# [INSTRUCTIONS TO FOLLOW]
Below are the entries; state how many of their lines contain the string "force", and nothing more.

# [DATA RECORDS]
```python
PKG_DIR = os.path.dirname(os.path.abspath(__file__))
CSRC = os.path.join(PKG_DIR, "csrc")
LIB_PATH = os.path.join(PKG_DIR, "libfractal_hip.so")
ID_PATH = LIB_PATH + ".id"
KERNEL_SOURCES = ["fr_kernels.hip", "fr_bla.hip", "fr_scaled.hip"]
SOURCES = KERNEL_SOURCES + ["fr_dispatch.hip", "fr_api.hip", "fr_host.hip", "fr_multi.hip", "fr_fern.hip",
                            "fr_dd.hip", "fr_pt.hip", "fr_wide.hip", "fr_ss.hip"]
DEPS = SOURCES + ["fr_kernels.h", "fr_launch.h", "fr_ctx.h", "fr_wide.h", "fr_bla.h", "fr_math.h", "fr_colour.h", "fr_log2_table.inc",
                  os.path.join("..", "..", "include", "fractal_hip.h")]
HIPCC_FLAGS = [
    "--offload-arch=gfx950",
    "-O3",
    "-std=c++17",
    "-ffp-contract=off",
    "-fno-fast-math",
    "-fPIC",
    "-shared",
    "-Wall",
    "-Wextra",
    "-pthread",
]
LINK_FLAGS = ["-ldl"]


def find_hipcc():
    for cand in (os.environ.get("HIPCC"), "/opt/rocm/bin/hipcc", shutil.which("hipcc")):
        if cand and os.path.exists(cand):
            return cand
    raise RuntimeError("hipcc not found (set HIPCC or install ROCm under /opt/rocm)")


def source_id():
    h = hashlib.sha256()
    h.update(" ".join(HIPCC_FLAGS + LINK_FLAGS).encode())
    for d in DEPS:
        h.update(d.encode())
        with open(os.path.join(CSRC, d), "rb") as f:
            h.update(f.read())
    return h.hexdigest()[:16]


def built_id():
    try:
        with open(ID_PATH) as f:
            return f.read().strip()
    except OSError:
        return None


def is_stale():
    return not os.path.exists(LIB_PATH) or built_id() != source_id()


def build_extension(force=False, verbose=False):
    if not force and not is_stale():
        return LIB_PATH
    sid = source_id()
    cmd = ([find_hipcc()] + HIPCC_FLAGS + ['-DFR_BUILD_ID="%s"' % sid, "-o", LIB_PATH]
           + [os.path.join(CSRC, s) for s in SOURCES] + LINK_FLAGS)
    if verbose:
        print(" ".join(cmd))
    if os.path.exists(ID_PATH):
        os.remove(ID_PATH)
    subprocess.run(cmd, check=True, cwd=CSRC)
    with open(ID_PATH, "w") as f:
        f.write(sid + "\n")
    return LIB_PATH


if __name__ == "__main__":
    print(build_extension(force=True, verbose=True))
```

fractal-renderer_amd/csrc/fr_api.hip:

```cpp
#include <hip/hip_runtime.h>

#include <atomic>
#include <cmath>
#include <cstddef>
#include <cstdint>
#include <cstdio>
#include <cstdlib>
#include <cstring>
#include <mutex>
#include <shared_mutex>
#include <string>
#include <vector>

#include "fr_ctx.h"

static_assert(sizeof(fr_config) == 104 && offsetof(fr_config, limit) == 16 && offsetof(fr_config, inside) == 72 &&
                  offsetof(fr_config, primary_color) == 74 && offsetof(fr_config, color_weight) == 80 &&
                  offsetof(fr_config, julia_set) == 88,
              "fr_config must stay the #[repr(C)] image of calc::Config");
static_assert(sizeof(fr_render_opts) == 32, "fr_render_opts is part of the ABI");

namespace fr {

namespace {
// ... 1453 lines not shown
                         uint32_t from_iterations, double *d_z, uint32_t *d_iters, hipStream_t stream) {
    const Centre c{pos_lo, nullptr};
    fr_kparams p;
    rows_params(cfg, o, y0, y1, 0, p);
    int rc = prof_begin(stream);
    if (rc != FR_OK) return rc;
    const char *kname = "";
    if (precision == FR_PRECISION_DD) {
        HIP_TRY(fr_launch_escape_extend_dd(p, c.lo_re(), c.lo_im(), from_iterations, d_z, d_iters, stream, &kname));
    } else {
        plan_loop(cfg, precision, o, p);
        HIP_TRY(fr_launch_escape_extend(p, precision, from_iterations, d_z, d_iters, stream, &kname));
    }
    return prof_end(stream, kname);
}

int fr_escape_extend_device(const fr_config *cfg, int precision, const fr_imaginary *pos_lo, uint32_t y0, uint32_t y1,
                            uint32_t from_iterations, int z_width, void *d_z, void *d_iters, void *hip_stream,
                            const fr_render_opts *opts) {
    Opts o;
    bool work;
    int rc = check_extend(cfg, precision, pos_lo, y0, y1, from_iterations, z_width, d_z, d_iters, opts, o, &work);
    if (rc != FR_OK || !work) return rc;
    LifeShared ls;
    Ctx *ctx;
    rc = primary(&ctx);
    if (rc != FR_OK) return rc;
    return extend_launch(cfg, precision, pos_lo, o, y0, y1, from_iterations, static_cast<double *>(d_z),
                         static_cast<uint32_t *>(d_iters), static_cast<hipStream_t>(hip_stream));
}

int fr_escape_extend(const fr_config *cfg, int precision, const fr_imaginary *pos_lo, uint32_t y0, uint32_t y1,
                     uint32_t from_iterations, int z_width, double *z, uint32_t *iters) {
    Opts o;
    bool work;
    int rc = check_extend(cfg, precision, pos_lo, y0, y1, from_iterations, z_width, z, iters, nullptr, o, &work);
    if (rc != FR_OK || !work) return rc;
    const size_t npx = (size_t)cfg->width * (size_t)(y1 - y0);
    const size_t zb = npx * (size_t)z_width * sizeof(double), ib = npx * sizeof(uint32_t);
    return host_raw(z, zb, iters, ib, nullptr, nullptr, true, [&](Ctx &, double *d_z, uint32_t *d_iters, double *, uint32_t *, hipStream_t stream) {
        return extend_launch(cfg, precision, pos_lo, o, y0, y1, from_iterations, d_z, d_iters, stream);
    });
}

int fr_colour_rows_device(const fr_config *cfg, const void *d_z, int z_width, const void *d_iters, size_t n, int channels,
                          void *d_out, size_t out_len, void *hip_stream) {
    if (!cfg) return fail(FR_ERR_INVALID_ARGUMENT, "cfg is NULL");
    if (z_width != 2 && z_width != 4) return fail(FR_ERR_INVALID_ARGUMENT, "z_width must be 2 (re, im) or 4 (re.hi, re.lo, im.hi, im.lo)");
    const int rc = check_channels(channels);
    if (rc != FR_OK) return rc;
    if (n == 0) return FR_OK;
    if (!d_z || !d_iters || !d_out) return fail(FR_ERR_INVALID_ARGUMENT, "NULL array");
    if (n > SIZE_MAX / 4 || out_len < (size_t)channels * n) return fail(FR_ERR_BUFFER_TOO_SMALL, "out_len < channels*n");
    if ((reinterpret_cast<uintptr_t>(d_z) & 7u) || (reinterpret_cast<uintptr_t>(d_iters) & 3u))
        return fail(FR_ERR_INVALID_ARGUMENT, "d_z must be 8-byte aligned and d_iters 4-byte aligned");
    if (channels == 4 && (reinterpret_cast<uintptr_t>(d_out) & 3u))
        return fail(FR_ERR_INVALID_ARGUMENT, "RGBA8 output must be 4-byte aligned");
    fr_kparams p;
    fill_params(cfg, default_opts(), p);
    HIP_TRY(fr_launch_colour_rows(p, static_cast<const double *>(d_z), (uint32_t)z_width, static_cast<const uint32_t *>(d_iters), n,
                                  (uint32_t)channels, d_out, static_cast<hipStream_t>(hip_stream)));
    return FR_OK;
}
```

# [REPLY TO THE TASK]
3